Binary Search Tree (BST) Flashcards
What is a BST
Binary Search Tree is a data structure that has the following properties:
- The left sub-tree node has a key less than or equal to its parent’s node’s key
- The right sub-tree of a node has a key greater than to its parent’s node’s key
- subtree should also follow BST properties
Why BST?
Operations like insertions, deletion, traversal, searching, takes O(n) in a Binary tree.
BST improve performance better than O(n)
insertion in BST algorithm
function BST_insert(root, valueToInsert) {
if (root === null) {
// create a new node and insert
root = newNode();
} else if(valueToInsert < root) {
root.left = BST_insert(root.left, valueToInsert);
} else {
root.right = BST_insert(root.right, valueToInsert);
}
return root; }
deletion in BST algorithm
Deletion of node
Case 1: if a leaf node, then can be directly deleted
case 2: if a node to be deleted has 1 child. then connect the node to be deleted’s a child with the parent
case 3: if the node to be deleted has 2 children.

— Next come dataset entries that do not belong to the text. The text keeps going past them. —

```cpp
extern "C" int mhimx_dsmil_mhim_window_run(void* stream, const mhimx_dsmil_mhim_cfg* cfg, int32_t n_bags, const mhimx_ragged_window_bag* bags,
                                           int64_t host_step, void* ws, int64_t ws_bytes, int32_t update, int32_t x_dtype) {
  if (int r = check_dm(cfg, n_bags, bags, x_dtype)) return r;
  for (int b = 0; b < n_bags; ++b) {
    MHIMX_CHECK_ARG(bags[b].X && aligned16(bags[b].X), "dsmil_mhim_window: bag %d: null or unaligned rows", b);
    MHIMX_CHECK_ARG(bags[b].label_dev, "dsmil_mhim_window: bag %d: null label", b);
  }
  const mhimx_dsmil_train_cfg& c = cfg->base;
  MHIMX_CHECK_ARG(!update || (c.p && c.g && c.m && c.v && c.n_train > 0 && c.n_all >= c.n_train), "dsmil_mhim_window: update needs the flat optimiser buffers");
  DmLay w;
  InferTab tab = {}, tab2 = {};
  DmCnt cn = {};
  dm_layout(cfg, n_bags, bags, &w, &tab, &tab2, &cn, nullptr, nullptr);
  tab.pad = x_dtype;
  tab2.pad = MHIMX_X_F32;
  if (int r = rg_check_ws("dsmil_mhim_window", ws, ws_bytes, w.total)) return r;
  const mhimx_dsmil_params &P = c.param, &Tp = cfg->teacher;
  hipStream_t st = (hipStream_t)stream;
  char* base = static_cast<char*>(ws);
  auto F = [&](int64_t off) { return reinterpret_cast<float*>(base + off); };
  const int D = (int)c.D, C = (int)c.C;
  const int64_t k = cfg->k;
  float *H_t = F(w.H_t), *H_s = F(w.H_s), *V_t = F(w.V_t), *Q_t = F(w.Q_t), *score = F(w.score);
  float *T = F(w.T), *V = F(w.V), *dhv = F(w.dhv), *Q = F(w.Q), *Xm = F(w.Xm), *dXm = F(w.dXm);
  float* dpre = V_t;
  _Float16* dact = reinterpret_cast<_Float16*>(base + w.dact);
  int64_t* rows_space = reinterpret_cast<int64_t*>(base + w.rows_all);
  int32_t* pos = reinterpret_cast<int32_t*>(base + w.pos);
  int64_t* crit = reinterpret_cast<int64_t*>(base + w.crit);
  const uint64_t* tick = c.tick;
  float* q_dst = cfg->q_out ? cfg->q_out : cfg->q;

  mhimx_merge mw_prep = dm_merge_params(*cfg);
  {
    mhimx_prep_job jobs[24];
    int n = 0;
    jobs[n++] = mhimx_prep_job{3, nullptr, reinterpret_cast<float*>(c.tick), 1, 1};
    if (c.opt_step) jobs[n++] = mhimx_prep_job{3, nullptr, reinterpret_cast<float*>(c.opt_step), 1, 1};
    jobs[n++] = mhimx_prep_job{1, Tp.w1, F(w.w1p_t), c.E, c.D};
    jobs[n++] = mhimx_prep_job{1, P.w1, F(w.w1p_s), c.E, c.D};
    jobs[n++] = mhimx_prep_job{1, Tp.wv, F(w.vp_t), c.E, c.E};
    jobs[n++] = mhimx_prep_job{4, Tp.wq0, F(w.q0f_t), DM_Q, c.E};
    jobs[n++] = mhimx_prep_job{4, Tp.wq2, F(w.q2f_t), DM_Q, DM_Q};
    jobs[n++] = mhimx_prep_job{1, P.wv, F(w.vp), c.E, c.E};
    jobs[n++] = mhimx_prep_job{7, P.wv, F(w.vtp), c.E, c.E};
    jobs[n++] = mhimx_prep_job{4, P.wq0, F(w.q0f), DM_Q, c.E};
    jobs[n++] = mhimx_prep_job{4, P.wq2, F(w.q2f), DM_Q, DM_Q};
    jobs[n++] = mhimx_prep_job{5, P.wq2, F(w.q2tf), DM_Q, DM_Q};
    jobs[n++] = mhimx_prep_job{5, P.wq0, F(w.q0tf), DM_Q, c.E};
    jobs[n++] = mhimx_prep_job{0, cfg->merge.wo, F(w.wo_t), c.E, 512};
    if (cfg->q_out) jobs[n++] = mhimx_prep_job{2, cfg->q, cfg->q_out, 1, k * c.E};
    for (int b = 0; b < n_bags && b < 8; ++b)
      jobs[n++] = mhimx_prep_job{6, reinterpret_cast<const float*>(&mw_prep), reinterpret_cast<float*>(base + w.merge_ws[b]), bags[b].cnt.R, w.merge_ws_bytes[b]};
    if (int r = mhimx_prep_batch(stream, jobs, n)) return r;
  }
  {
    PureWinDrop dr = {};
    dr.tick = tick; dr.dact = dact;
    for (int b = 0; b < n_bags; ++b) dr.seed[b] = bags[b].seeds.drop_teacher;
    dr.drop_p = cfg->drop_p_teacher;
    if (int r = pure_window_project(st, tab, dr, D, F(w.w1p_t), Tp.b1, c.act, H_t)) return r;
    for (int b = 0; b < n_bags; ++b) dr.seed[b] = bags[b].seeds.drop_student;
    dr.drop_p = c.drop_p;
    if (int r = pure_window_project(st, tab, dr, D, F(w.w1p_s), P.b1, c.act, H_s)) return r;
  }
  InferTab tabv = tab;
  for (int b = 0; b < n_bags; ++b) { tabv.X[b] = H_t + tab.row0[b] * IE; tabv.ldx[b] = IE; }
  tabv.pad = MHIMX_X_F32;
  if (int r = infer_project(st, tabv, IE, F(w.vp_t), Tp.bv, MHIMX_ACT_RELU, V_t)) return r;
  if (int r = dsmil_rows_crit_pool(st, tab, H_t, V_t, F(w.q0f_t), Tp.bq0, F(w.q2f_t), Tp.bq2, Tp.wi, Tp.bi, C, Q_t, F(w.cls_t), F(w.pmax_t),
                                   reinterpret_cast<int32_t*>(base + w.parg_t), F(w.qmax_t), F(w.li_t), reinterpret_cast<int64_t*>(base + w.crit_t),
                                   F(w.pm_t), F(w.pl_t), F(w.pB_t), cfg->cls_attn ? score : nullptr))
    return r;
  if (int r = dsmil_finalize(st, tab, F(w.pm_t), F(w.pl_t), F(w.pB_t), Q_t, F(w.qmax_t), Tp.wfcc, Tp.bfcc, C, F(w.li_t), F(w.lb_t), F(w.lg_t), F(w.B_t),
                             cfg->cls_attn ? nullptr : score))
    return r;
  {
    mhimx_select_bag sb[DM_MAX];
    for (int b = 0; b < n_bags; ++b) {
      const mhimx_step_counts& n = bags[b].cnt;
      sb[b] = mhimx_select_bag{tab.row0[b], bags[b].N, n.k_top, n.n_sel, n.R, tab.row0[b], bags[b].seeds.select};
    }
    SelLargeWs lw;
    lw.perm = reinterpret_cast<int64_t*>(base + w.sel_perm); lw.ids = reinterpret_cast<int64_t*>(base + w.sel_ids);
    lw.rows = reinterpret_cast<int64_t*>(base + w.sel_rows); lw.lk = reinterpret_cast<int64_t*>(base + w.sel_lk);
    lw.sel_ws = base + w.sel_ws; lw.sel_ws_bytes = w.sel_ws_bytes;
    if (int r = select_bags_check("dsmil_mhim_window", n_bags, sb)) return r;
    if (int r = select_rows_many_launch(st, score, n_bags, sb, tick, rows_space, lw, 0)) return r;
  }
  hipLaunchKernelGGL(dm_gather_kernel, dim3((unsigned)n_bags, DM_GATHER_Y), dim3(DM_T), 0, st, tab, cn, H_s, rows_space, (int)k, T, Xm, pos);
  MHIMX_LAUNCH_CHECK();

  for (int b = 0; b < n_bags; ++b) {
    if (b >= 8 && b % 8 == 0) {
      mhimx_prep_job jobs[8];
      int n = 0;
      for (int q = b; q < n_bags && q < b + 8; ++q)
        jobs[n++] = mhimx_prep_job{6, reinterpret_cast<const float*>(&mw_prep), reinterpret_cast<float*>(base + w.merge_ws[q]), bags[q].cnt.R, w.merge_ws_bytes[q]};
      if (int r = mhimx_prep_batch(stream, jobs, n)) return r;
    }
    mhimx_merge mw = mw_prep;
    mw.drop_seed = bags[b].seeds.mca; mw.prepared = 1;
    if (int r = mhimx_merge_fwd(stream, &mw, Xm + cn.mrg0[b] * IE, bags[b].cnt.R, T + (cn.tok0[b] + cn.Lk[b]) * IE, nullptr, 0, base + w.merge_ws[b],
                                w.merge_ws_bytes[b]))
      return r;
  }

  InferTab tabt = tab2;
  for (int b = 0; b < n_bags; ++b) tabt.X[b] = T + tab2.row0[b] * IE;
  if (int r = infer_project(st, tabt, IE, F(w.vp), P.bv, MHIMX_ACT_RELU, V)) return r;
  if (int r = dsmil_rows_crit_pool(st, tab2, T, V, F(w.q0f), P.bq0, F(w.q2f), P.bq2, P.wi, P.bi, C, Q, F(w.cls), F(w.pmax),
                                   reinterpret_cast<int32_t*>(base + w.parg), F(w.qmax), F(w.logits_ins), crit, F(w.pm), F(w.pl), F(w.pB)))
    return r;
  {
    DmLabels lab = {};
    for (int b = 0; b < n_bags; ++b) lab.p[b] = bags[b].label_dev;
    const float* Bt = cfg->aux_alpha != 0.f ? F(w.B_t) : nullptr;
    hipLaunchKernelGGL(dm_head_kernel, dim3((unsigned)n_bags), dim3(RG_FIN_T), 0, st, tab2, lab, F(w.pm), F(w.pl), F(w.pB), T, P.wfcc, P.bfcc, F(w.logits_ins),
                       crit, Bt, C, cfg->temp_t, c.main_alpha, cfg->aux_alpha, 1.f / (float)n_bags, F(w.logits_bag), F(w.logits), F(w.losses), F(w.B),
                       F(w.stats), F(w.gli), F(w.dB), F(w.delta), F(w.dwfcc_part), F(w.dbfcc_part), F(w.dwi_part), F(w.dbi_part));
    MHIMX_LAUNCH_CHECK();
  }
  if (int r = dw_rows1(st, tab2, w.tsteps, V, Q, F(w.qmax), F(w.stats), F(w.dB), F(w.delta), C, F(w.da), F(w.dbv_part), F(w.dqm_part))) return r;
  for (int b = 0; b < n_bags; ++b) tabt.X[b] = V + tab2.row0[b] * IE;
  if (int r = infer_project(st, tabt, IE, F(w.vtp), nullptr, MHIMX_ACT_NONE, dhv)) return r;
  if (int r = dw_dqmax(st, tab2, F(w.dqm_part), F(w.dqmax))) return r;
  if (int r = dw_rows2_plain(st, tab2, w.tsteps, T, Q, F(w.da), F(w.qmax), F(w.dqmax), crit, F(w.gli), P.wi, F(w.q0f), P.bq0, F(w.q2tf), F(w.q0tf), C, dhv,
                             F(w.U1), F(w.dPQ), F(w.dP1), F(w.dbq0_part), F(w.dbq2_part)))
    return r;
  if (int r = pw_wgrad_rows(st, tab2, V, IE, IE, T, IE, IE, w.tsteps, w.sv, w.sv_per, F(w.slab_v))) return r;
  if (int r = pw_wgrad_rows(st, tab2, F(w.dPQ), DM_Q, DM_Q, F(w.U1), DM_Q, DM_Q, w.tsteps, w.sq2, w.sq2_per, F(w.slab_q2))) return r;
  if (int r = pw_wgrad_rows(st, tab2, F(w.dP1), DM_Q, DM_Q, T, IE, IE, w.tsteps, w.sq0, w.sq0_per, F(w.slab_q0))) return r;

  for (int b = 0; b < n_bags; ++b) {
    mhimx_merge mwb = mw_prep;
    mwb.drop_seed = bags[b].seeds.mca; mwb.wo_t = F(w.wo_t); mwb.prepared = 0;
    mhimx_reduce_list lst;
    memset(&lst, 0, sizeof(lst));
    mhimx_merge_grad mg = {};
    const mhimx_dsmil_merge_grads& G_ = cfg->merge_grad;
    mg.d_ln_w = G_.ln_w; mg.d_ln_b = G_.ln_b; mg.d_wkv = G_.wkv; mg.d_wq = G_.wq; mg.d_wo = G_.wo; mg.d_bo = G_.bo;
    mg.accumulate = b > 0 ? 1 : 0; mg.splits = 8; mg.defer = &lst;
    if (int r = mhimx_merge_bwd(stream, &mwb, Xm + cn.mrg0[b] * IE, bags[b].cnt.R, dhv + (cn.tok0[b] + cn.Lk[b]) * IE, dXm + cn.mrg0[b] * IE, &mg,
                                base + w.merge_ws[b], w.merge_ws_bytes[b]))
      return r;
    if (int r = mhimx_reduce_flush(stream, &lst)) return r;
  }

  hipLaunchKernelGGL(dm_scatter_kernel, dim3((unsigned)w.steps), dim3(DM_T), 0, st, tab, cn, rows_space, pos, dhv, dXm, dact, dpre, F(w.db1_part));
  MHIMX_LAUNCH_CHECK();
  if (int r = pw_wgrad_bagx(st, tab, dpre, D, w.steps, w.s1, w.s1_per, F(w.slab_1))) return r;
// ... 27 lines not shown
```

Find the successor of the root node, which is the least value node in the right subtree
replace node to be deleted need to be replaced with the successor
deleteNodeofBST(root, valueToBeDeleted) {
if (root = null) return null
if (root < valueToBeDeleted) {
root.left = deleteNodeofBST(root.left, valueToBeDeleted);
} else if (root > valueToBeDeleted) {
root.right = deleteNodeofBST(root.right, valueToBeDeleted);
} else if(root === valueToBeDeleted) {
// 3 cases
if (!root.left && !root.right){
// if node to be deleted has no child
root = null;
}
else if (root.left && root.right){
// if the root has both childs
// find the successor of right subtree
// update root with successor node and delete the successor node from right tree
}
else if(root.left && !root.right)
{
// if node to be deleted has only left child
root = root.left // connect the child with parent
} else if(!root.left && root.right) {
// if node to be deleted has only right child
root = root.right // connect the child with parent
}
return root;
}
}
Time complexity: O(log n)
Space complexity: O(log n)